TASK PROMPT | Report the count of lines in the records below that hold the word "slab", omitting everything but the number.

RECORDS SUPPLIED |
========================================

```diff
+__device__ __forceinline__ void reduce_tile(const SqrtFlowArgs& a, int gt, int tm, int tn, double aff_a, double aff_c,
+                                            double* sh, double* wsum) {
+  const bool mirror = tm != tn;
+  const int m = a.m;
+  for (int part = 0; part < RPARTS; ++part) {
+    const double* base = a.slab + (int64_t)gt * a.splitk * (TBM * TBM) + part * (16 * TBM) + threadIdx.x * 2;
+    d2 s[4];
+#pragma unroll
+    for (int i = 0; i < 4; ++i) s[i] = d2{0.0, 0.0};
+    for (int k = 0; k < a.splitk; ++k) {
+      const double* bk = base + (int64_t)k * (TBM * TBM);
+#pragma unroll
+      for (int i = 0; i < 4; ++i) s[i] += *reinterpret_cast<const d2*>(bk + 512 * i);
+    }
+    const int row0 = tm * TBM + part * 16, col0 = tn * TBM;
+    double rsum = 0.0;
+#pragma unroll
+    for (int i = 0; i < 4; ++i) {
+      const int idx = threadIdx.x * 2 + 512 * i;
+      const int r = idx >> 7, c = idx & 127;
+      const int row = row0 + r;
+#pragma unroll
+      for (int h = 0; h < 2; ++h) {
+        const int col = col0 + c + h;
+        double v = 0.0;
+        if (row < m && col < m) {
+          v = s[i][h];
+          a.T[(int64_t)row * m + col] = aff_a * v + (row == col ? aff_c : 0.0);
+          const double e = v - (row == col ? 1.0 : 0.0);
+          rsum = fma(e, e, rsum);
+        }
+        if (mirror) sh[r * 130 + c + h] = v;
+      }
+    }
+#pragma unroll
+    for (int off = 32; off > 0; off >>= 1) rsum += __shfl_down(rsum, off, 64);
+    if ((threadIdx.x & 63) == 0) wsum[threadIdx.x >> 6] = rsum;
+    __syncthreads();
+    if (threadIdx.x == 0) {
+      const double w = (wsum[0] + wsum[1]) + (wsum[2] + wsum[3]);
+      a.rpart[gt * RPARTS + part] = mirror ? 2.0 * w : w;
+    }
+    if (mirror) {
+      const int c = threadIdx.x >> 1, rb = (threadIdx.x & 1) * 8;
+      const int col = col0 + c;
+      if (col < m) {
+#pragma unroll
+        for (int q = 0; q < 8; ++q) {
+          const int row = row0 + rb + q;
+          if (row >= m) break;
+          a.T[(int64_t)col * m + row] = aff_a * sh[(rb + q) * 130 + c];
+        }
+      }
+    }
+    __syncthreads();
+  }
+}
+
+__device__ __forceinline__ void decide(const SqrtFlowArgs& a, int step, double* wsum) {
+  const int count = a.ntri * RPARTS;
+  double s = 0.0;
+  for (int i = threadIdx.x; i < count; i += 256) s += a.rpart[i];
+#pragma unroll
+  for (int off = 32; off > 0; off >>= 1) s += __shfl_down(s, off, 64);
+  if ((threadIdx.x & 63) == 0) wsum[threadIdx.x >> 6] = s;
+  __syncthreads();
+  if (threadIdx.x == 0) {
+    const double r = sqrt((wsum[0] + wsum[1] + wsum[2] + wsum[3]) / a.m);
+    a.state[2] = r;
+    if (ld_state(a.state) == 0.0 && r < 1e-7) {
+      a.state[0] = (double)(step + 1);
+      a.state[1] = r;
+    }
+    asm volatile("s_waitcnt vmcnt(0)" ::: "memory");
+    __builtin_amdgcn_fence(__ATOMIC_RELEASE, "agent");
+    asm volatile("s_waitcnt vmcnt(0)" ::: "memory");
+    __hip_atomic_store(a.decided + step, 1, __ATOMIC_RELAXED, __HIP_MEMORY_SCOPE_AGENT);
+  }
+  __syncthreads();
+}
+
+__global__ void __launch_bounds__(256, 2) sqrt_flow_kernel(SqrtFlowArgs a) {
+  extern __shared__ __attribute__((aligned(16))) double smem[];
+  int* ctl = reinterpret_cast<int*>(smem + TN_LDS_DOUBLES);
+  double* wsum = smem + TN_LDS_DOUBLES + 2;
+  const int lane = threadIdx.x & 63;
+  const int wave = __builtin_amdgcn_readfirstlane(threadIdx.x >> 6);
+  const int wm = wave >> 1, wn = wave & 1;
+  const int r16 = lane & 15, g4 = lane >> 4;
+  const int nt = a.nt, m = a.m;
+  const int nfull = nt * nt, nsy = a.ntri * a.splitk, per = nsy + nfull;
+  for (;;) {
+    if (threadIdx.x == 0) ctl[1] = atomicAdd(a.hdr, 1);
+    __syncthreads();
+    const int t = ctl[1];
+    __syncthreads();
+    if (t >= a.total) return;
+    if (t == a.test_giveup) {
+      if (threadIdx.x == 0) give_up(a);
+      return;
+    }
+    int step = 0, v = t;
+    if (t >= nfull) {
+      step = 1 + (t - nfull) / per;
+      v = (t - nfull) % per;
+    }
+    const int gate = a.gate[step];
+    if (gate >= 0 && wait_flags(a, lane == 0 ? a.decided + gate : nullptr, ctl, step) != 1) return;
+    if (threadIdx.x == 0) {
+      const double f = ld_state(a.state);
+      ctl[2] = ld_flag(a.hdr + 1) != 0 || (f != 0.0 && f <= (double)step);
+    }
+    __syncthreads();
+    const int leave = ctl[2];
+    __syncthreads();
+    if (leave) return;
+    const double* X = step == 0 ? a.X0 : ((step & 1) ? a.Xa : a.Xb);
+    const double* Xt = step == 0 ? a.X0t : ((step & 1) ? a.Xta : a.Xtb);
+    const bool syrk = step > 0 && v < nsy;
+    int gt = 0, split = 0, tm, tn;
+    const int* f = nullptr;
+    if (syrk) {
+      gt = v / a.splitk;
+      split = v - gt * a.splitk;
+      tn_tile_coords(gt, TRI_UPPER_MIRROR, nt, m, tm, tn);
+      if (lane < 2 * nt) f = a.xflag + (size_t)(step - 1) * nfull + (lane < nt ? tm : tn) * nt + (lane < nt ? lane : lane - nt);
+    } else {
+      const int pidx = step > 0 ? v - nsy : v;
+      tn = pidx / nt;
+      tm = pidx - tn * nt;
+      if (step > 0) {
+        if (lane < nt) f = a.mflag + (size_t)step * a.ntri + tri_index(min(lane, tn), max(lane, tn), nt);
+        else if (lane < 2 * nt) f = a.xflag + (size_t)(step - 1) * nfull + (lane - nt) * nt + tm;
+      }
+    }
+    if (step > 0 && !wait_flags(a, f, ctl)) return;
+    d4 acc[4][4];
+    {
+      const int kbeg = syrk ? split * a.klen : 0, kend = syrk ? min(m, kbeg + a.klen) : m;
+      tile_kloop(smem, syrk ? X : Xt, m, syrk ? X : a.T, m, m, m, tm, tn, kbeg, kend, a.zeros, a.use_asm, acc);
+    }
+    if (syrk) {
+      double* out = a.slab + ((int64_t)gt * a.splitk + split) * (TBM * TBM);
+#pragma unroll
+      for (int i = 0; i < 4; ++i)
+#pragma unroll
+        for (int j = 0; j < 4; ++j)
+#pragma unroll
+          for (int reg = 0; reg < 4; ++reg) {
+            const int row = wm * 64 + i * 16 + g4 + 4 * reg;
+            const int col = wn * 64 + j * 16 + r16;
+            out[row * TBM + col] = acc[i][j][reg];
+          }
+      release_all();
+      if (threadIdx.x == 0) {
+        const int old = __hip_atomic_fetch_add(a.arrive + (size_t)step * a.ntri + gt, 1, __ATOMIC_RELAXED, __HIP_MEMORY_SCOPE_AGENT);
+        const int last = old == a.splitk - 1;
+        if (last) __builtin_amdgcn_fence(__ATOMIC_ACQUIRE, "agent");
+        asm volatile("s_waitcnt vmcnt(0)" ::: "memory");
+        ctl[2] = last;
+      }
+      __syncthreads();
+      const int last = ctl[2];
+      __syncthreads();
+      if (!last) continue;
+      reduce_tile(a, gt, tm, tn, a.aff_a[step], a.aff_c[step], smem, wsum);
+      release_all();
+      if (threadIdx.x == 0) {
+        __hip_atomic_store(a.mflag + (size_t)step * a.ntri + gt, 1, __ATOMIC_RELAXED, __HIP_MEMORY_SCOPE_AGENT);
+        int fin = 0;
+        if (a.check[step]) {
+          const int old = __hip_atomic_fetch_add(a.reduced + step, 1, __ATOMIC_RELAXED, __HIP_MEMORY_SCOPE_AGENT);
+          fin = old == a.ntri - 1;
+          if (fin) __builtin_amdgcn_fence(__ATOMIC_ACQUIRE, "agent");
+          asm volatile("s_waitcnt vmcnt(0)" ::: "memory");
+        }
+        ctl[2] = fin;
+      }
+      __syncthreads();
+      const int fin = ctl[2];
+      __syncthreads();
+      if (fin) decide(a, step, wsum);
+    } else {
+      double* Xn = (step & 1) ? a.Xb : a.Xa;
+      double* Xtn = (step & 1) ? a.Xtb : a.Xta;
+#pragma unroll
+      for (int i = 0; i < 4; ++i)
+#pragma unroll
+        for (int j = 0; j < 4; ++j)
+#pragma unroll
+          for (int reg = 0; reg < 4; ++reg) {
+            const int row = tm * TBM + wm * 64 + i * 16 + g4 + 4 * reg;
+            const int col = tn * TBM + wn * 64 + j * 16 + r16;
+            if (row < m && col < m) {
+              const double x = acc[i][j][reg];
+              Xn[(int64_t)row * m + col] = x;
+              Xtn[(int64_t)col * m + row] = x;
+            }
+          }
+      release_all();
+      if (threadIdx.x == 0)
+        __hip_atomic_store(a.xflag + (size_t)step * nfull + tn * nt + tm, 1, __ATOMIC_RELAXED, __HIP_MEMORY_SCOPE_AGENT);
+    }
+  }
+}
+
+}
+
+bool sqrt_flow_enabled() {
+  const char* e = getenv("NYSKOOP_SQRT_FLOW");
+  return !(e && e[0] == '0');
+}
+
+static int sqrt_flow_test_giveup(int total) {
+  const char* e = getenv("NYSKOOP_SQRT_FLOW_TEST_GIVEUP");
+  if (!e || !e[0]) return -1;
+  long ticket = -1;
+  if (sscanf(e, "%ld", &ticket) < 1) return -1;
+  return (ticket >= 0 && ticket < total) ? (int)ticket : -1;
+}
+
+int sqrt_flow_iterate(nk_ctx* ctx, const SqrtFlowPlan& p) {
+  NK_REQUIRE(p.kmax >= 1 && p.kmax <= SQRT_FLOW_MAX_STEPS && p.m >= 128, "sqrt_flow_iterate: bad shape");
+  NK_TRY(tn_ensure_zero_page(ctx));
+  SqrtFlowArgs a;
+  memset(&a, 0, sizeof(a));
+  const int m = p.m, nt = (m + TBM - 1) / TBM, ntri = nt * (nt + 1) / 2, nfull = nt * nt;
+  NK_REQUIRE(2 * nt <= 64, "sqrt_flow_iterate: at most 32 tile rows");
+  a.X0 = p.X0; a.X0t = p.X0t; a.Xa = p.Xa; a.Xta = p.Xta; a.Xb = p.Xb; a.Xtb = p.Xtb; a.T = p.T; a.rpart = p.rpart;
+  a.state = p.state; a.zeros = ctx->d_zeros;
+  a.m = m; a.nt = nt; a.ntri = ntri; a.kmax = p.kmax;
+  const int ktiles_total = (m + TBK - 1) / TBK;
+  a.splitk = std::max(2, tn_pick_splitk(ctx, ntri, ktiles_total));
+  a.klen = ((ktiles_total + a.splitk - 1) / a.splitk) * TBK;
+  a.use_asm = tn_use_asm();
+  a.total = nfull + (p.kmax - 1) * (ntri * a.splitk + nfull);
+  a.test_giveup = sqrt_flow_test_giveup(a.total);
+  int gate = -1;
+  for (int k = 0; k < p.kmax; ++k) {
+    a.aff_a[k] = p.aff_a[k]; a.aff_c[k] = p.aff_c[k];
+    a.check[k] = p.check[k] ? 1 : 0;
+    a.gate[k] = (signed char)gate;
+    if (k >= 1 && p.check[k]) gate = k;
+  }
+  const ArenaMark mark = arena_mark(ctx);
+  NK_TRY(arena_alloc_t(ctx, (size_t)ntri * a.splitk * TBM * TBM, &a.slab));
+  size_t words = SF_HDR + (size_t)p.kmax * (2 * ntri + nfull + 2);
+  words = (words + 3) & ~(size_t)3;
+  NK_TRY(arena_alloc_t(ctx, words, &a.hdr));
+  a.mflag = a.hdr + SF_HDR;
+  a.xflag = a.mflag + (size_t)p.kmax * ntri;
+  a.arrive = a.xflag + (size_t)p.kmax * nfull;
+  a.reduced = a.arrive + (size_t)p.kmax * ntri;
+  a.decided = a.reduced + p.kmax;
+  NK_HIP(hipMemsetAsync(a.hdr, 0, words * sizeof(int), ctx->stream));
+  static bool attr_set = false;
+  if (!attr_set) {
+    NK_HIP(hipFuncSetAttribute(reinterpret_cast<const void*>(sqrt_flow_kernel), hipFuncAttributeMaxDynamicSharedMemorySize,
+                               SF_LDS_BYTES));
+    attr_set = true;
+  }
+  const char* se = getenv("NYSKOOP_SQRT_FLOW_SLOTS");
+  const int slots = (se && se[0] == '2') ? 2 : 1;
+  const int grid = std::max(1, std::min(a.total, slots * ctx->num_cu));
+  hipLaunchKernelGGL(sqrt_flow_kernel, dim3((unsigned)grid), dim3(256), SF_LDS_BYTES, ctx->stream, a);
+  NK_HIP(hipGetLastError());
+  count_event(CNT_SQRT_FLOW);
+  arena_release(ctx, mark);
+  return NK_OK;
+}
+
+}
```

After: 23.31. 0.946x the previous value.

========================================

RESPONSE TO THIS TASK | 3